Aunt Dorothy was staring gimlets at me. Her lipstick-pink lips were pressed together.

“It must have been diarrhea,” I said.

She looked satisfied; she’d heard what she wanted to hear. How could she not know, or care, that I was lying? I was weirdly impressed that she didn’t. She’d altered reality by the force of her will.

“We loved having a little girl in the house again,” Aunt Dorothy had said to me when I left after that first Christmastime visit. The longer I was there, the more I felt some unreachable residue of misery from the time when Cici and her brothers were young. I knew Cici had escaped it as quickly as she could, by getting married at age seventeen to Gene Shacove, the hairdresser who was the model for Warren Beatty’s character in
Shampoo;
it lasted a year. Her older brothers, in their different ways, had rejected family life; her younger brother had killed himself. Something was wrong, but I didn’t know what it was.

Cici called Aunt Dorothy “Mother” to her face. A note of exasperation echoed in it, trapped in the syllables. Sometimes I thought I even heard a lilt of sarcasm. Behind her back, she called her mother Gloom Lady, and Uncle Myron Gloom Man, and their house Gloom Castle.

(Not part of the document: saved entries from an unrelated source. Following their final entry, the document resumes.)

struct pwn_hip_ctx {
  int device = 0;
  hipStream_t stream = nullptr;
  hipStream_t own_stream = nullptr;
  hipStream_t stream2 = nullptr;
  hipStream_t extra[2] = { nullptr, nullptr };
  hipEvent_t fork_ev = nullptr, join_ev = nullptr, join_extra[2] = { nullptr, nullptr };
  hipStream_t copy_stream = nullptr;
  std::vector<hipEvent_t> sync_events;
  hipEvent_t copy_ev = nullptr;
  hipEvent_t foreign_ev = nullptr;
  bool copy_pending = false;
// ... 45 lines not shown
  AsyncConvert* async = nullptr;
  HostBuf<char> flat_hdr_host;
  DevBuf<float> records_ws;
  DevBuf<int> ids_dev;
  DevBuf<int> prior_first_dev; HostBuf<int> prior_first_host;
  DevBuf<PriorHost> priors_dev; HostBuf<PriorHost> priors_host;
  DevBuf<PriorTerms> prior_terms_dev;
  void (*enqueued_cb)(void*) = nullptr; void* enqueued_user = nullptr;
  HostBuf<int> align_fault_host;
  DevBuf<unsigned> zdepth_ws;
  int settle_guard = kSettleGuard;
  int last_align_fault = 0;
  int projection_fallbacks = 0;
  DevBuf<const uint16_t*> cur_raw_dev; HostBuf<const uint16_t*> cur_raw_host;
  int cur_depth_subs = 0;
  DevBuf<float> merge_ws; int merge_planes = 0;
  DevBuf<const float*> plane_ptrs_dev; HostBuf<const float*> plane_ptrs_host;
  DevBuf<DepthCloudDesc> depth_clouds_dev; HostBuf<DepthCloudDesc> depth_clouds_host;
  DevBuf<Mat4> krt_dev; HostBuf<Mat4> krt_host;
  DevBuf<int> merge_counts_dev; HostBuf<int> merge_counts_host;
  DevBuf<float> cloud_weights_ws;
  DevBuf<ManifoldCloud> manifold_dev; HostBuf<ManifoldCloud> manifold_host;
  DevBuf<uint16_t> manifold_img_dev; HostBuf<uint16_t> manifold_img_host;
  int manifold_chunk = kMaxCloudPoints;
};

namespace {

constexpr size_t kCloudPoolBytes = 1ull << 30;

struct PairLaunch { const AlignParams* ap; int nb, sym; int m; hipStream_t st; const PairDesc* pr; unsigned* zd; const CurDepthSrc* cd; };
bool latency_shape(const pwn_hip_ctx* ctx, int nb, int m) { return (long long)nb * m <= ctx->num_cus; }
template <bool SAME_T, bool FULL_H, bool SYM>
void launch_corr_linearize_s(const pwn_hip_ctx* ctx, const PairLaunch& L, unsigned tag, int usePrevTc, int ownRef) {
  if (latency_shape(ctx, L.nb, L.m)) hipLaunchKernelGGL((k_corr_linearize_lat<SAME_T, FULL_H, SYM>), dim3(L.nb, L.m), dim3(kLatBlock), 0, L.st, L.pr, *L.ap, tag, usePrevTc, ownRef);
  else if (L.cd) hipLaunchKernelGGL((k_corr_linearize<SAME_T, FULL_H, SYM, kPixPerThread, true>), dim3(L.nb, L.m), dim3(kAlignBlock), 0, L.st, L.pr, *L.ap, tag, usePrevTc, ownRef, *L.cd);
  else hipLaunchKernelGGL((k_corr_linearize<SAME_T, FULL_H, SYM>), dim3(L.nb, L.m), dim3(kAlignBlock), 0, L.st, L.pr, *L.ap, tag, usePrevTc, ownRef, NoCurDepthSrc());
}
template <bool SAME_T, bool FULL_H>
void launch_corr_linearize(const pwn_hip_ctx* ctx, const PairLaunch& L, unsigned tag, int usePrevTc, int ownRef) {
  if (L.sym) launch_corr_linearize_s<SAME_T, FULL_H, true>(ctx, L, tag, usePrevTc, ownRef);
  else launch_corr_linearize_s<SAME_T, FULL_H, false>(ctx, L, tag, usePrevTc, ownRef);
}

int fail(pwn_hip_ctx* ctx, int code, const std::string& msg) {
  if (ctx) ctx->err = msg;
  g_err = msg;
  return code;
}
void cloud_changes(pwn_hip_ctx* ctx, const pwn_hip_cloud* c) {
  if (ctx && c && (c == ctx->img.ref_cloud || c == ctx->img.cur_cloud)) ctx->img.drop_clouds();
// ... 275 lines not shown
  ctx->desc_cap = 0;
  ctx->img.invalidate();
  const size_t B = (size_t)std::max(n, 16);
  HIPCHK(ctx, ctx->frames_dev.ensure(B), PWN_HIP_ERR_ALLOCATION);
  HIPCHK(ctx, ctx->pairs_dev.ensure(B), PWN_HIP_ERR_ALLOCATION);
  HIPCHK(ctx, ctx->raw_dev.ensure(B), PWN_HIP_ERR_ALLOCATION);
  HIPCHK(ctx, ctx->counts_dev.ensure(B + 1), PWN_HIP_ERR_ALLOCATION);
  HIPCHK(ctx, ctx->state_ws.ensure(B), PWN_HIP_ERR_ALLOCATION);
  HIPCHK(ctx, ctx->frames_host.ensure(B), PWN_HIP_ERR_ALLOCATION);
  HIPCHK(ctx, ctx->pairs_host.ensure(B), PWN_HIP_ERR_ALLOCATION);
  HIPCHK(ctx, ctx->raw_host.ensure(B), PWN_HIP_ERR_ALLOCATION);
  HIPCHK(ctx, ctx->state_host.ensure(B), PWN_HIP_ERR_ALLOCATION);
  HIPCHK(ctx, ctx->counts_host.ensure(B + 1), PWN_HIP_ERR_ALLOCATION);
  HIPCHK(ctx, ctx->cur_raw_dev.ensure(B), PWN_HIP_ERR_ALLOCATION);
  HIPCHK(ctx, ctx->cur_raw_host.ensure(B), PWN_HIP_ERR_ALLOCATION);
  HIPCHK(ctx, ctx->match_dev.ensure(B), PWN_HIP_ERR_ALLOCATION);
  HIPCHK(ctx, ctx->match_host.ensure(B), PWN_HIP_ERR_ALLOCATION);
  HIPCHK(ctx, ctx->stats_dev.ensure(B), PWN_HIP_ERR_ALLOCATION);
  HIPCHK(ctx, ctx->stats_host.ensure(B), PWN_HIP_ERR_ALLOCATION);
  HIPCHK(ctx, ctx->pairstats_dev.ensure(B), PWN_HIP_ERR_ALLOCATION);
  HIPCHK(ctx, ctx->pairstats_host.ensure(B), PWN_HIP_ERR_ALLOCATION);
  ctx->desc_cap = (int)B;
  return PWN_HIP_OK;
}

Still, they seemed comfortable with their spiky relationship, and obviously it was better than nothing. I didn’t exactly envy Cici having a mother, but I tried on different feelings about it, the way I tried on her shoes. Sometimes I was almost glad Mum had died when I was so little—before I was old enough to know her. Not that I feared we might have had the kind of relationship Cici and Aunt Dorothy had—Mum was always “Mum,” not that formal “Mother”—but how much worse would it be if I had been six, say, when Mum died, or ten or twelve? I would have known her as Joan Buck, Anjel’s best friend, had known her: her beauty, her wisdom, her way of treating children as if they were just as important and interesting as adults. I felt the injustice of Mum having been more a mother to Joan than to me—but I felt a kind of gratitude too in not truly having known what I had lost. As it was, I’d lost only a promise, not the thing itself.
And if I had been old enough to know Mum’s perfection for myself, before she died, my own inadequacy would have been even harder to bear.

 

Once a month, I sat with Cici on her bed while she did her accounts. Every penny of expenditure was entered in columns, every check she’d written ticked off. She let me fill in the numbers and I started to write them like hers, the sevens with a dip in the roof and a crossbar. I felt privileged and helpful. And I could see that no matter how tight a hold she kept on her expenses, the income and the outgo didn’t add up.